Both Foundation's Edge and Foundation and Earth follow world-wise Terminus Councillor Golan Trevize and sheltered acedemic Janov Pelorat, a professor of Ancient History, as they look for the fabled “Origin Planet” of humankind, and Stor Gendibal of the Second Foundation on Trantor as he tracks Trevize across the galaxy. Both Trevize and Gendibal are exiled in similar manners by politcal rivals — Trevize to covertly search for the Second Foundation, and Gendibal to find out which powerful organization has been keeping Seldon's plan on an impossibly perfect path.

Foundation's Edge ends, not with finding “Earth”, but finding Gaia, a planet where all human beings are part of a single super-consciousness which includes all life on Gaia as well as the planet itself. It is Gaia is who has been been making sure there have been absolutely no deviations from Seldon's Plan, something which even the Second Foundation could never do. Gaia, beleiving that Trevize has the talent of making the right decision even on limited data, offers him a choice between three options:

  1. Mayor Harla Branno's immediate New Empire based upon militarism and ruled by the Federation of Terminus
  2. The Seldon Plan's New Empire in 500 years based on the mentalist sciences of the Second Foundation
  3. Super-Gaia, or Galaxia, where all life in the Milky Way will be part of a single concious entity (this will take a few thousand years)

Foundation and Earth starts almost immediately after Foundation's Edge where Trevize had decided upon Galaxia but he is convinced that some entity other than Gaia was responsive for everything that had happened and that this Entity is Earth. All references of Earth had been removed from the Library on Trantor from right underneath the Second Foundation's nose, an incredibly difficult task given their mentalist powers, and Trevize wants to find out why.

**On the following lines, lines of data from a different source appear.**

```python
def _have_zlib(cc: str) -> bool:
    import tempfile
    with tempfile.TemporaryDirectory() as d:
        src = os.path.join(d, "z.cpp")
        with open(src, "w") as f:
            f.write("#include <zlib.h>\nint main() { z_stream s{}; return inflateInit(&s) == Z_OK ? inflateEnd(&s) : 1; }\n")
        r = subprocess.run([cc, "-x", "c++", src, "-o", os.path.join(d, "z"), "-lz"], capture_output=True, text=True)
        return r.returncode == 0


def _digest() -> str:
    h = hashlib.sha256((" ".join(FLAGS) + repr(sorted(EXTRA_FLAGS.items()))).encode())
    for name in sorted(os.listdir(CSRC)) + ["../../include/nopesac_hip.h"]:
        p = os.path.join(CSRC, name)
        if os.path.isfile(p) and (name.endswith((".hip", ".h"))):
            h.update(name.encode())
            h.update(open(p, "rb").read())
    return h.hexdigest()


def build(force: bool = False, verbose: bool = True) -> str:
    stamp = os.path.join(OBJ, "digest.txt")
    dig = _digest()
    if not force and os.path.exists(LIB) and os.path.exists(stamp) and open(stamp).read() == dig:
        return LIB
    os.makedirs(OBJ, exist_ok=True)
    cc = _hipcc()
    have_zlib = _have_zlib(cc)
    per_build = {"png_host.hip": ["-DNPS_HAVE_ZLIB=%d" % int(have_zlib)]}

    def compile_one(src):
        obj = os.path.join(OBJ, src.replace(".hip", ".o"))
        cmd = [cc, *FLAGS, *EXTRA_FLAGS.get(src, []), *per_build.get(src, []), "-c", os.path.join(CSRC, src), "-o", obj]
        r = subprocess.run(cmd, capture_output=True, text=True)
        if r.returncode != 0:
            raise RuntimeError("hipcc failed on %s:\n%s" % (src, r.stderr[-4000:]))
        return obj
# ... 17 lines not shown
```

### nopesac_amd/modeling/backbone.py

```python
from __future__ import annotations

import os

import torch

from .. import ops
from ..config import amd_options
from ..registry import BACKBONE_REGISTRY
from ..synth import RES_STAGES, state_dict_spec
from .params import DERIVED_EPOCH, ParamModule, conv_bn


class ShapeSpec:
    def __init__(self, channels=None, height=None, width=None, stride=None):
        self.channels, self.height, self.width, self.stride = channels, height, width, stride


class HipResNet50(ParamModule):
    size_divisibility = 0
    STEM_CIN_PAD = 4

    def __init__(self, cfg=None):
        spec = {k[len("backbone."):]: v for k, v in state_dict_spec(50).items() if k.startswith("backbone.")}
        super().__init__(spec)
        if cfg is not None:
            r = cfg.MODEL.RESNETS
            assert r.DEPTH == 50 and not r.STRIDE_IN_1X1 and r.NORM == "FrozenBN" and r.NUM_GROUPS == 1, \
                "only the ResNet-50 / FrozenBN / stride-in-3x3 configuration of configs/Base.yaml is implemented"
            self.out_features = list(r.OUT_FEATURES)
        else:
            self.out_features = ["res2", "res3", "res4", "res5"]
        self.fused_stem = True
        self.stem_folded_norm = os.environ.get("NOPESAC_STEM_FOLDED", "1") != "0"
        self.fused_tail = True
        self.halo_conv2 = not os.environ.get("NOPESAC_NO_HALO_CONV2")
        self.fp8_conv2 = bool(amd_options(cfg).BACKBONE_FP8) if cfg is not None else False
        self.act_scale: dict = {}
        self._calib: dict | None = None
        self._q8: dict = {}
        self.unfused_wide_tails = os.environ.get("NOPESAC_TAIL_RES4_FUSED", "0") != "1"
        self.rt4_res3_edges = os.environ.get("NOPESAC_RES3_EDGES_UNFUSED", "0") == "1"

    def output_shape(self):
        full = {"res2": ShapeSpec(256, stride=4), "res3": ShapeSpec(512, stride=8), "res4": ShapeSpec(1024, stride=16),
                "res5": ShapeSpec(2048, stride=32)}
        return {k: full[k] for k in self.out_features}

    def pack(self) -> dict:
        P = {"stem": conv_bn(self, "stem.conv1.weight", "stem.conv1.norm", 1e-5, cin_pad=self.STEM_CIN_PAD)}
        w = self.raw("stem.conv1.weight").float().permute(0, 2, 3, 1)
        w8 = w.new_zeros(64, 7, 8, 4)
        w8[:, :, :7, :3] = w
        P["stem_fused_w"] = w8.reshape(64, 224).to(torch.bfloat16).contiguous()
        cin = 64
        for name, n, cmid, cout in RES_STAGES:
            for i in range(n):
                p = f"{name}.{i}"
                for c in ("conv1", "conv2", "conv3") + (("shortcut",) if cin != cout else ()):
                    P[f"{p}.{c}"] = conv_bn(self, f"{p}.{c}.weight", f"{p}.{c}.norm", 1e-5)
                cin = cout
        return P

    def _apply(self, fn, *a, **k):
        self._q8 = {}
        return super()._apply(fn, *a, **k)

    def _load_from_state_dict(self, *a, **k):
        self._q8 = {}
        return super()._load_from_state_dict(*a, **k)

    def calibrate_fp8(self, x: torch.Tensor, headroom: float = 2.0) -> dict:
        was, self.fp8_conv2, self._calib = self.fp8_conv2, False, {}
        try:
            with torch.no_grad():
                self.forward(x)
            amax = {k: float(v) for k, v in self._calib.items()}
        finally:
            self.fp8_conv2, self._calib = was, None
        self.act_scale = {k: max(v, 1e-6) * headroom / ops.FP8_MAX for k, v in amax.items()}
        self._q8 = {}
        DERIVED_EPOCH[0] += 1
        return dict(self.act_scale)

    def _quant(self, p: str) -> dict:
        q = self._q8.get(p)
        if q is None:
            P = self.packed
            c1, c2 = P[p + ".conv1"], P[p + ".conv2"]
            xs = float(self.act_scale.get(p, 1.0))
            w8, wsc = ops.quantize_weights_fp8(c2.w(torch.float32))
            q = {"w8": w8, "s2": (c2.scale * wsc * xs).contiguous(), "s1": (c1.scale / xs).contiguous(), "b1": (c1.bias / xs).contiguous()}
            self._q8[p] = q
        return q
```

Trevize, Pelorat continue to search for Earth, and Bliss, a young woman who is part of Gaia, using Pelorat's collected myths. On their way the find Spacer planets Aurora and Solaria, which figure prominently in th Elijah Baley novels, as well as Melpomenia. On the third world they find a list of all 50 Spacer worlds and their coordinates relative to it. Since the Spacer worlds were the first wave of galactic colonization and were probably settled in regular radial pattern from Earth, Trevize uses this list and adjusts for 20 000 years of stellar drift to find Earth's current position. After hyper-jumping to the centre of the sphere of Spacer worlds Trevize finds two stars &mdash one is listed in his ship's database of inhabited planets with a question mark and the other star is not listed at all. The question mark turns out to be Alpha Centauri and the second planet is indeed Earth, albeit with a lifeless, radioactive surface. Trevize, disappointed and desparate, postulates that maybe the Moon has kept the secret safe and finds R. Daneel Olivaw, Elijah Baley's old robotic partner. Daneel reveals that it was he who was truly behind psychohistory and Gaia and how he has been working to guide things from with the limitations of the Laws of Robotics.

These two novels are my two favourites of all the Foundation stories. In the decades between them and the original short stories, Isaac Asimov had become a better writer and this is evident in his ability to write a broader range of characters and better plots even though his basic style stayed the same. The fictional technology in these books will not date as badly as the other books and nor are his characters so tightly bound to teh stereotypes of the times when the books were written.

I give Foundation's Edge a 4.6 out of 5 and a 4.6 for Foundation and Earth.